Гости зашевелились, привстали, протянули руки с чашами, наполненными разбавленным красным вином, чокнулись — раздался звон, вино расплескалось, потекло на белую скатерть, что сразу же украсилась багровыми пятнами. Все выпили по нескольку глотков, заговорили.
— Как доехали? Лёд по рекам уже встал, но полыньи опасны и в самый лютый мороз.
— Да мы не впервой по рекам путешествуем — лёд хорошо знаем, — похвалился воевода. — А где перекаты — там по берегам шли, снег лёг уже плотно.
— Как там стольный град? Здоров ли светлый князь Чурило? Всё ли ладно с семьёй, с княжичем?
— Всё ладно, слава богам! Прибавления ждём — к весне, видать, дождёмся.
— За князя нашего — светлого Чурилу, и наследника-княжича! — снова провозгласил Папай, и ритуал с чашами повторился.
Бабы принесли замену — пельмени с телятиной, с грибами и с капустой, заменили опустевшие братины с квасом и пивом на полные, обглоданные косточки потащили во двор, на радость собакам.
После того, как слегка перекусили, решили сделать перерыв — на дворе жарили оленину, разделывали громадного сига, бабы варили пшённую кашу, в другом котле, поменьше — студень из свиных ушей и копытец. Если гости задержатся — всё сгодится, если поедут в поход — то возьмут в дорогу.

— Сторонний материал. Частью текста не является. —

StreamArgs stream_args(bk_ctx *c, uint64_t n)
{
  StreamArgs a{};
  a.n = n;
  a.q_begin = 0;
  a.rec_base = c->rec_base;
  a.tid = c->rec.tid; a.pos = c->rec.pos; a.mtid = c->rec.mtid; a.mpos = c->rec.mpos; a.isize = c->rec.isize;
  a.flag = c->rec.flag; a.mapq = c->rec.mapq; a.qhash = c->rec.qhash; a.qcheck = c->rec.qcheck;
  static const bool no_side = getenv("BREAKID_NO_SIDE") != nullptr;
  a.side = no_side && c->rec.qhash ? nullptr : c->rec.side;
  a.cigar_off = c->rec.cigar_off; a.cigar = c->rec.cigar; a.aux_off = c->rec.aux_off; a.aux = c->rec.aux;
  a.mapq_min = c->mapq_min;
  a.names = c->names;
  a.counters = c->d_counters.get<StreamCounters>();
  a.sd = c->d_sd.get<SdState>();
  a.cand = c->d_cand.get<Cand>();
  a.cand_cap = c->cand_cap;
  a.split = c->d_split_raw.get<bk_split>();
  a.split_cap = c->split_cap;
  a.sa_list = c->d_sa_list.get<uint32_t>();
  a.sa_cap = c->sa_cap;
  return a;
}
void stream_prepare(bk_ctx *c, uint64_t n_expected)
{
  c->streamed = true;
  c->cand_cap = std::max<uint64_t>(c->cand_cap, std::max<uint64_t>(1u << 16, n_expected / 8 + 1024));
  c->split_cap = std::max<uint64_t>(c->split_cap, std::max<uint64_t>(1u << 14, n_expected / 32 + 1024));
  c->sa_cap = std::max<uint64_t>(c->sa_cap, std::max<uint64_t>(1u << 14, n_expected / 16 + 1024));
  StreamCounters *dc = c->d_counters.as<StreamCounters>(1);
  SdState *dsd = c->d_sd.as<SdState>(1);
  HIP_CHECK(hipMemsetAsync(dc, 0, sizeof(StreamCounters), c->st));
  HIP_CHECK(hipMemsetAsync(dsd, 0, sizeof(SdState), c->st));
  (void) c->d_cand.as<Cand>(c->cand_cap);
  (void) c->d_split_raw.as<bk_split>(c->split_cap);
  (void) c->d_sa_list.as<uint32_t>(c->sa_cap);
}
bool stream_finish(bk_ctx *c)
{
  HIP_CHECK(hipMemcpyAsync(&c->hc, c->d_counters.get<StreamCounters>(), sizeof(StreamCounters), hipMemcpyDeviceToHost, c->st));
  HIP_CHECK(hipMemcpyAsync(&c->hsd, c->d_sd.get<SdState>(), sizeof(SdState), hipMemcpyDeviceToHost, c->st));
  HIP_CHECK(hipStreamSynchronize(c->st));
  if (c->hc.n_cand > c->cand_cap || c->hc.n_sa > c->sa_cap)
  {
    c->cand_cap = std::max<uint64_t>(c->cand_cap, c->hc.n_cand + 1024);
    c->sa_cap = std::max<uint64_t>(c->sa_cap, c->hc.n_sa + 1024);
    return false;
  }
  return true;
}
void stream_rare_path(bk_ctx *c)
{
  const uint64_t n = c->rec.n;
  if (c->timing && !c->timers.empty())
  {
    c->timers.back().bytes += 32ull * c->hc.n_cand + 4ull * c->hc.n_sa;
    c->timers.back().touched = 23ull * n + 4ull * c->rec.n_cigar_words + (c->rec.qcheck ? 60ull : 56ull) * c->hc.n_cand + 4ull * c->hc.n_sa;
  }
  if (c->hc.unsorted) throw bk_error(BK_ERR_UNSORTED, "records are not coordinate sorted (the reference requires an indexed, sorted BAM)");
  if (c->hc.n_sa > c->split_cap)
  {
    c->split_cap = c->hc.n_sa + 1024;
    (void) c->d_split_raw.as<bk_split>(c->split_cap);
  }
  StreamArgs a = stream_args(c, n);
  {
    Scope s(c, "k_split_records", c->rec.n_aux_bytes + 4ull * c->hc.n_sa);
    launch_split_records(a, c->hc.n_sa, c->st);
  }
  HIP_CHECK(hipMemcpyAsync(&c->hc, c->d_counters.get<StreamCounters>(), sizeof(StreamCounters), hipMemcpyDeviceToHost, c->st));
  HIP_CHECK(hipStreamSynchronize(c->st));
  if (c->timing && !c->timers.empty())
  {
    c->timers.back().bytes += 48ull * c->hc.n_split;
    c->timers.back().touched = c->timers.back().bytes + 40ull * c->hc.n_sa + 32ull * c->hc.n_split;
  }
  c->stream_done = true;
  c->stream_mapq = c->mapq_min;
  c->splits_sorted = false;
  c->stats_done = false;
}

В углу горницы горел огонь — каменная чаша с угольями стояла на полу, по стенам метались тени, на скамье сидел воевода, строго поглядывая на стоящего перед ним пама Папая.
— За угощение спасибо, теперь давай говорить по делу, серьёзно. Во-первых, князь велит отблагодарить, что вовремя доставил сведения об этом… Коте.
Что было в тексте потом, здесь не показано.